Out of the lines below, please list those that hold the string "AMODE".

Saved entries
-=-=-

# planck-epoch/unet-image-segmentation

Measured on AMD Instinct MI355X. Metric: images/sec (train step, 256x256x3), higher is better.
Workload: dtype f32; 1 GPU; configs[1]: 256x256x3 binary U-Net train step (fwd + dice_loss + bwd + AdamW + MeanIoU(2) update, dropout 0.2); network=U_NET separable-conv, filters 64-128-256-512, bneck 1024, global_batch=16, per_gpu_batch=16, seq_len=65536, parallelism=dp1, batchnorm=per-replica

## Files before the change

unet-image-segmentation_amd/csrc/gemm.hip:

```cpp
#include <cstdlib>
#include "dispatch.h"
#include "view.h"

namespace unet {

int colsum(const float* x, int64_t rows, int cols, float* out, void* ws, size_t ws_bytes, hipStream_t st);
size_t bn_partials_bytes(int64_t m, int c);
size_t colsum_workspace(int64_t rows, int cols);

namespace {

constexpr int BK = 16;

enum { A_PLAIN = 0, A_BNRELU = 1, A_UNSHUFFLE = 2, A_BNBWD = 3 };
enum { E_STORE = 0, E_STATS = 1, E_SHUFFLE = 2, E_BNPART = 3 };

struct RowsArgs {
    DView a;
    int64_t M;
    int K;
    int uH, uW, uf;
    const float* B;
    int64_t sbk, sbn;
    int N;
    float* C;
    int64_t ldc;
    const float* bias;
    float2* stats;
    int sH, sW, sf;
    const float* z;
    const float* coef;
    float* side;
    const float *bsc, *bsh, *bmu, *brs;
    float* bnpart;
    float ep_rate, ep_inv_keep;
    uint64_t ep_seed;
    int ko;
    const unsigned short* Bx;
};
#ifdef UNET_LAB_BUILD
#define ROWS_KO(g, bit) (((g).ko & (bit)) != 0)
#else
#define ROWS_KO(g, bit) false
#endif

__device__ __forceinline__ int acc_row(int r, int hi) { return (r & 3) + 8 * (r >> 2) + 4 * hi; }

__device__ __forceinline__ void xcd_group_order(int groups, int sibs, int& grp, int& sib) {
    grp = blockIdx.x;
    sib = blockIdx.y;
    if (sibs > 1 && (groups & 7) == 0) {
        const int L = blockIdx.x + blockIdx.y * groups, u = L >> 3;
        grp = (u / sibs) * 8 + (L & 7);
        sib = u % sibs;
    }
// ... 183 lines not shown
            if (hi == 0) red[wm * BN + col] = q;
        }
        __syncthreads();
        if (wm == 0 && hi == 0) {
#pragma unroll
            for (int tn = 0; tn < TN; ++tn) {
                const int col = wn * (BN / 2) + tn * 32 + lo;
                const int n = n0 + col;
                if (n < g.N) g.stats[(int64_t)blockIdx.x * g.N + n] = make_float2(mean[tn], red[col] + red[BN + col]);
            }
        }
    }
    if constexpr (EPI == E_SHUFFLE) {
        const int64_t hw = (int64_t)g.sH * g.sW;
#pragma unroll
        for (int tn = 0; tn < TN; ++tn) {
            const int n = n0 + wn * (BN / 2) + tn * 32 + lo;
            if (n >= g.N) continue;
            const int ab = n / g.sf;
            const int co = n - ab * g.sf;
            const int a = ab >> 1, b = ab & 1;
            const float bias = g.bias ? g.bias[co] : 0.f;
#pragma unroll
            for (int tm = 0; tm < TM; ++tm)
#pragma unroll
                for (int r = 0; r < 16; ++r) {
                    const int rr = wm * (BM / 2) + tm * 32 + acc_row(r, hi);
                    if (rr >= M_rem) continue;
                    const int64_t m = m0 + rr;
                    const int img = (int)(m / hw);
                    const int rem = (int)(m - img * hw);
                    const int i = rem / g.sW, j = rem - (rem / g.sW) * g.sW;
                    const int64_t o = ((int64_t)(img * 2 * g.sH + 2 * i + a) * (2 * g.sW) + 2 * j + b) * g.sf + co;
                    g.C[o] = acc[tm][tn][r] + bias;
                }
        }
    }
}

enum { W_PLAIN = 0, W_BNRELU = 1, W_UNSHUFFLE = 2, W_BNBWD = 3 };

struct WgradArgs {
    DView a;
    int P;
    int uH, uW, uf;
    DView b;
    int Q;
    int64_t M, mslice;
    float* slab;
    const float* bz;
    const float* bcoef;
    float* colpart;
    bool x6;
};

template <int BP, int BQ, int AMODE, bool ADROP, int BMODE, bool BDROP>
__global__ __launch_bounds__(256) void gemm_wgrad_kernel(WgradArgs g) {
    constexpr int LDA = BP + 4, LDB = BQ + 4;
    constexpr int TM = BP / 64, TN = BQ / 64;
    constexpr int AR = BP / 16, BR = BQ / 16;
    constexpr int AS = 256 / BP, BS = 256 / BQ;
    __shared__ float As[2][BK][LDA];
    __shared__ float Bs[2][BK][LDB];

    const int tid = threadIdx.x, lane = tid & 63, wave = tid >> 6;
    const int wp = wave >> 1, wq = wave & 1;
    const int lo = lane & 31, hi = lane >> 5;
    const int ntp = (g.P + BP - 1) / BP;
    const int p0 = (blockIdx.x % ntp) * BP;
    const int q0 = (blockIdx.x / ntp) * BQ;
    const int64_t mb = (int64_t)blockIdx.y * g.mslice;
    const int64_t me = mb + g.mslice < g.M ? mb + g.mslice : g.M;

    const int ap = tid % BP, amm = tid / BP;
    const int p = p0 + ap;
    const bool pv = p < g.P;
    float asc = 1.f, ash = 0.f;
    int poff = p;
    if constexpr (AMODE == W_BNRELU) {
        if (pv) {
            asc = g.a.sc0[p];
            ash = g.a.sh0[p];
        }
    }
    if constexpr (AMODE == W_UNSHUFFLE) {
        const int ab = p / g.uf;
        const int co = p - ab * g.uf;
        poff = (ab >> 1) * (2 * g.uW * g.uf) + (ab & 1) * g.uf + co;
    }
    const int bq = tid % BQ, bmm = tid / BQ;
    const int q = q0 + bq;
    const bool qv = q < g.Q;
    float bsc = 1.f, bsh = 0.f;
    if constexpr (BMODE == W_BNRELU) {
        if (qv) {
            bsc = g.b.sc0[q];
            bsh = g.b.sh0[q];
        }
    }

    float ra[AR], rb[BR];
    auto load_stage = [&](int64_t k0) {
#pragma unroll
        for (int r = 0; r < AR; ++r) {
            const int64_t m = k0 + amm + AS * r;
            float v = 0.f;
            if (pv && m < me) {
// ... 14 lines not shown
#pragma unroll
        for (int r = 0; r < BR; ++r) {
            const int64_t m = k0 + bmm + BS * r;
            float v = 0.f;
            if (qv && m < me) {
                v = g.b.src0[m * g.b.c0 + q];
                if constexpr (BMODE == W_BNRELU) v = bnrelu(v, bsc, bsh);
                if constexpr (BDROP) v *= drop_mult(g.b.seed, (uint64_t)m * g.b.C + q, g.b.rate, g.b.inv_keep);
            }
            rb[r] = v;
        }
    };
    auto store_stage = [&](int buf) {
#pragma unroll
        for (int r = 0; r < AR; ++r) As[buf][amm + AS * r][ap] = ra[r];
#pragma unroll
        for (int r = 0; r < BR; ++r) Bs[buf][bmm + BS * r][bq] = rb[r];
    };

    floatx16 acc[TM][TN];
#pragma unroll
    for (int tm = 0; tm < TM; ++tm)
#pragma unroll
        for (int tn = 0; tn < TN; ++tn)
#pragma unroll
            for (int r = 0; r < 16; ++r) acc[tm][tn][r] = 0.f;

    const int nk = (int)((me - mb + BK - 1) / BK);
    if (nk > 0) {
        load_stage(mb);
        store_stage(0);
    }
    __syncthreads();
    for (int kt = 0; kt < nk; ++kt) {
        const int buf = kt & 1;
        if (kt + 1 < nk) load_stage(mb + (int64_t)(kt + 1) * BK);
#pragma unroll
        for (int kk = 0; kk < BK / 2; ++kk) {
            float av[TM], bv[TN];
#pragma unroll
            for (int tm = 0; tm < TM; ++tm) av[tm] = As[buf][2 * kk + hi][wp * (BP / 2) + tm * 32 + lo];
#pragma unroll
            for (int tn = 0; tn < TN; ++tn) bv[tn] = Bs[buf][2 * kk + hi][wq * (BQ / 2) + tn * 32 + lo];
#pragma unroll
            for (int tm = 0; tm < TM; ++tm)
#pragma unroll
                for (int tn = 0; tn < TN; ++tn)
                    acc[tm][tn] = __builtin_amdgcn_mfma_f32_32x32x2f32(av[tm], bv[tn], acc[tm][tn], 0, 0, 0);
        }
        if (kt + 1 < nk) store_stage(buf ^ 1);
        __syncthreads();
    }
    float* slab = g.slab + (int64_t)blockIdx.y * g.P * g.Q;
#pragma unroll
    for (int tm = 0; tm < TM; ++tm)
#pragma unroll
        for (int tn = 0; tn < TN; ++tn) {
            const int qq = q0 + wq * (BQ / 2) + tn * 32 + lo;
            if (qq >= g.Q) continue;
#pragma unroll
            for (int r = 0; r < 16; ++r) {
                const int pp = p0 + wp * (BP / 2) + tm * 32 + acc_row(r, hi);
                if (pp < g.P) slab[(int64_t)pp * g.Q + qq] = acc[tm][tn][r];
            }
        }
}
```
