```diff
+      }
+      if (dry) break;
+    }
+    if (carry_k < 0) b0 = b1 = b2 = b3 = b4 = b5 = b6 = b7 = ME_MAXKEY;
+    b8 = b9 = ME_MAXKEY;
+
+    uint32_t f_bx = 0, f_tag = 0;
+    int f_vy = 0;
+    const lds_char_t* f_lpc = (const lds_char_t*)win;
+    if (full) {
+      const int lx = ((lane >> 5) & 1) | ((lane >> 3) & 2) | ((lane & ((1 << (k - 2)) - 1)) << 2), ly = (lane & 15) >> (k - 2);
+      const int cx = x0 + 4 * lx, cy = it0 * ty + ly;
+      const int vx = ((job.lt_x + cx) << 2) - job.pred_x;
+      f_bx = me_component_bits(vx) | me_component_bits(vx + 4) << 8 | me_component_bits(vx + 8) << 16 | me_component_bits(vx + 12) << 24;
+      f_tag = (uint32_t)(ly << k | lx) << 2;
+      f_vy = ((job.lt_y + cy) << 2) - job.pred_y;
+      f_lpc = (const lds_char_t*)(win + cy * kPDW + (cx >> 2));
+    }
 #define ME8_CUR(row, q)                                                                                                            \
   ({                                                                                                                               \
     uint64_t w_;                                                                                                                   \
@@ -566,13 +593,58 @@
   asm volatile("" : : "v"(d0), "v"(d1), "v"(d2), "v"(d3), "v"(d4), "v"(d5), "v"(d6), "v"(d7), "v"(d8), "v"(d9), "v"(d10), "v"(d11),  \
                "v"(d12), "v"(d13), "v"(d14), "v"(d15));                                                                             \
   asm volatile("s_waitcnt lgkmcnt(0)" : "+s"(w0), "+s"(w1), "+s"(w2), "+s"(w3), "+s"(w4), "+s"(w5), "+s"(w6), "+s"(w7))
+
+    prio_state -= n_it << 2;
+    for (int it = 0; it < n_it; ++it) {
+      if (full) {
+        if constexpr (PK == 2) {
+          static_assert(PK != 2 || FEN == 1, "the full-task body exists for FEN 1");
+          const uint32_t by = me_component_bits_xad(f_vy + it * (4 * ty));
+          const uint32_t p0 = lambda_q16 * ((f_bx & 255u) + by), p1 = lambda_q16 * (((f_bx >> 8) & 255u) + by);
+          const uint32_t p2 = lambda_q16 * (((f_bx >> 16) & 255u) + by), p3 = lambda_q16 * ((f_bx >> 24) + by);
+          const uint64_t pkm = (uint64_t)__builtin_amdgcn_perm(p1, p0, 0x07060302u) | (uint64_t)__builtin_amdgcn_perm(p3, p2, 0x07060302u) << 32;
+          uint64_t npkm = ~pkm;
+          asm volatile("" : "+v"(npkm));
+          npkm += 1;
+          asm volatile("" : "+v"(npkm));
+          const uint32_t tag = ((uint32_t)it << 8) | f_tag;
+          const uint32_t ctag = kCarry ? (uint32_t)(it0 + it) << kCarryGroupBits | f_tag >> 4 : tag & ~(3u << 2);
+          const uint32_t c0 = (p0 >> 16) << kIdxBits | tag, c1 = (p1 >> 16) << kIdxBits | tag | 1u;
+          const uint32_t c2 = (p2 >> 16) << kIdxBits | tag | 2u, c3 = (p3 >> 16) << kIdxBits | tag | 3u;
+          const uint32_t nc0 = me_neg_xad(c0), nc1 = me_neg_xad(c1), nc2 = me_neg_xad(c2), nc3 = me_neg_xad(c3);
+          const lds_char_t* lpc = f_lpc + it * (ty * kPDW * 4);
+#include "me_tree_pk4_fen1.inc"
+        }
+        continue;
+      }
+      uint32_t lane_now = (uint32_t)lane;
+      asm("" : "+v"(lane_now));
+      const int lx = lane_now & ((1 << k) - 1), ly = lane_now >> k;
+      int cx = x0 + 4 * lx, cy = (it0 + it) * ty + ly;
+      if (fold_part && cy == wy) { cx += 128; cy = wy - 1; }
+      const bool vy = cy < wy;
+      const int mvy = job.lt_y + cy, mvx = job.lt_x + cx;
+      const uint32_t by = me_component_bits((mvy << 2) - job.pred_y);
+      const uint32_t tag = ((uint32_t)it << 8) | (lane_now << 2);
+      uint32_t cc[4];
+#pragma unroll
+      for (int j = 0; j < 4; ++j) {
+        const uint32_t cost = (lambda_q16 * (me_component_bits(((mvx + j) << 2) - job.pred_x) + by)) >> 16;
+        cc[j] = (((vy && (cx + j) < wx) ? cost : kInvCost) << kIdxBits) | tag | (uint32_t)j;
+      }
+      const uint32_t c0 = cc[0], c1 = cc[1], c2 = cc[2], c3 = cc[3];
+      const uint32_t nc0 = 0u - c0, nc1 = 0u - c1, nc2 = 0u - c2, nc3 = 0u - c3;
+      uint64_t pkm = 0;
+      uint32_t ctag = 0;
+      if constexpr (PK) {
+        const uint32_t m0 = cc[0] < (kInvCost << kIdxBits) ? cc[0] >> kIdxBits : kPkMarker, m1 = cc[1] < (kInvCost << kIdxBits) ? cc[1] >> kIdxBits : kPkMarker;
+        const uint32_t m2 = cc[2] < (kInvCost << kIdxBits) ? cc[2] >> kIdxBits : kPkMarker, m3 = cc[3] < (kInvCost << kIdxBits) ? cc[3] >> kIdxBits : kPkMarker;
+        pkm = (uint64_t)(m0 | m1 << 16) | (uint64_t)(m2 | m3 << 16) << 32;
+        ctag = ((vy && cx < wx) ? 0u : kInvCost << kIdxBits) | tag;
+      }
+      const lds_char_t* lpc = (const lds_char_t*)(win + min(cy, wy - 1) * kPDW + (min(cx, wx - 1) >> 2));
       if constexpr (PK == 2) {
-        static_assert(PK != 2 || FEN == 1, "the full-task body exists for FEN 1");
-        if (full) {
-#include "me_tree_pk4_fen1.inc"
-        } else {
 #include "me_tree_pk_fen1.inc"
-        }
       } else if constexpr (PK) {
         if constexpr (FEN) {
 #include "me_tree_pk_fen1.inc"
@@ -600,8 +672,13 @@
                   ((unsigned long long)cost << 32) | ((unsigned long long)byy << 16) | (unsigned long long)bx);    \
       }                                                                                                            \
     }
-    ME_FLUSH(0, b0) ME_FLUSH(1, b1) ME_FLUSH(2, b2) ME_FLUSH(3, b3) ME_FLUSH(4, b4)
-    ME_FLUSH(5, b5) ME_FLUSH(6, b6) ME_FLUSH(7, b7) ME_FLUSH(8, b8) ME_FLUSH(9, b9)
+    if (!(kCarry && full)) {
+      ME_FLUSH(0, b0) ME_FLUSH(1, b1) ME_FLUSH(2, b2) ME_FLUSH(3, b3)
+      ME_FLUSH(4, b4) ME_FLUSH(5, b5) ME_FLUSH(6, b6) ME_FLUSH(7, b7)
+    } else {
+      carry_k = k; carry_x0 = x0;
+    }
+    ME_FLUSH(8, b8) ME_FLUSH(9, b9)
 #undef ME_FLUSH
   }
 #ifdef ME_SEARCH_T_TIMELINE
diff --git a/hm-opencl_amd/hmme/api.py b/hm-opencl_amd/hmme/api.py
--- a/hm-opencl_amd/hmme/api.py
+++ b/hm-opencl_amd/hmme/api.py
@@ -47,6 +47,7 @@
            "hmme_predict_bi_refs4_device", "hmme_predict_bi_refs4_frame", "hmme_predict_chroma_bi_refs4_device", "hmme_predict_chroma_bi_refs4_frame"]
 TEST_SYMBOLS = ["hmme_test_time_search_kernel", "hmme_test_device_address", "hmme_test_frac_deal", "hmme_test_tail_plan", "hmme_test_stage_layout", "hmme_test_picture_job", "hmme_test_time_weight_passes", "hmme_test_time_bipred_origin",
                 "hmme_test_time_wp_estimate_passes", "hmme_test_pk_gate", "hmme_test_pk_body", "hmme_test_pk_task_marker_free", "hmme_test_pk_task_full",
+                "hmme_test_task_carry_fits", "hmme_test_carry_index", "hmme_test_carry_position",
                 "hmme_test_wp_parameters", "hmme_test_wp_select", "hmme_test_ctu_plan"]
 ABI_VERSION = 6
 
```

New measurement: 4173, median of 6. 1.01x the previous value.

-=-=-

## Completed exercise
template <int BP, int BQ, int AMODE, bool ADROP, int BMODE, bool BDROP>
    if constexpr (AMODE == W_BNRELU) {
    if constexpr (AMODE == W_UNSHUFFLE) {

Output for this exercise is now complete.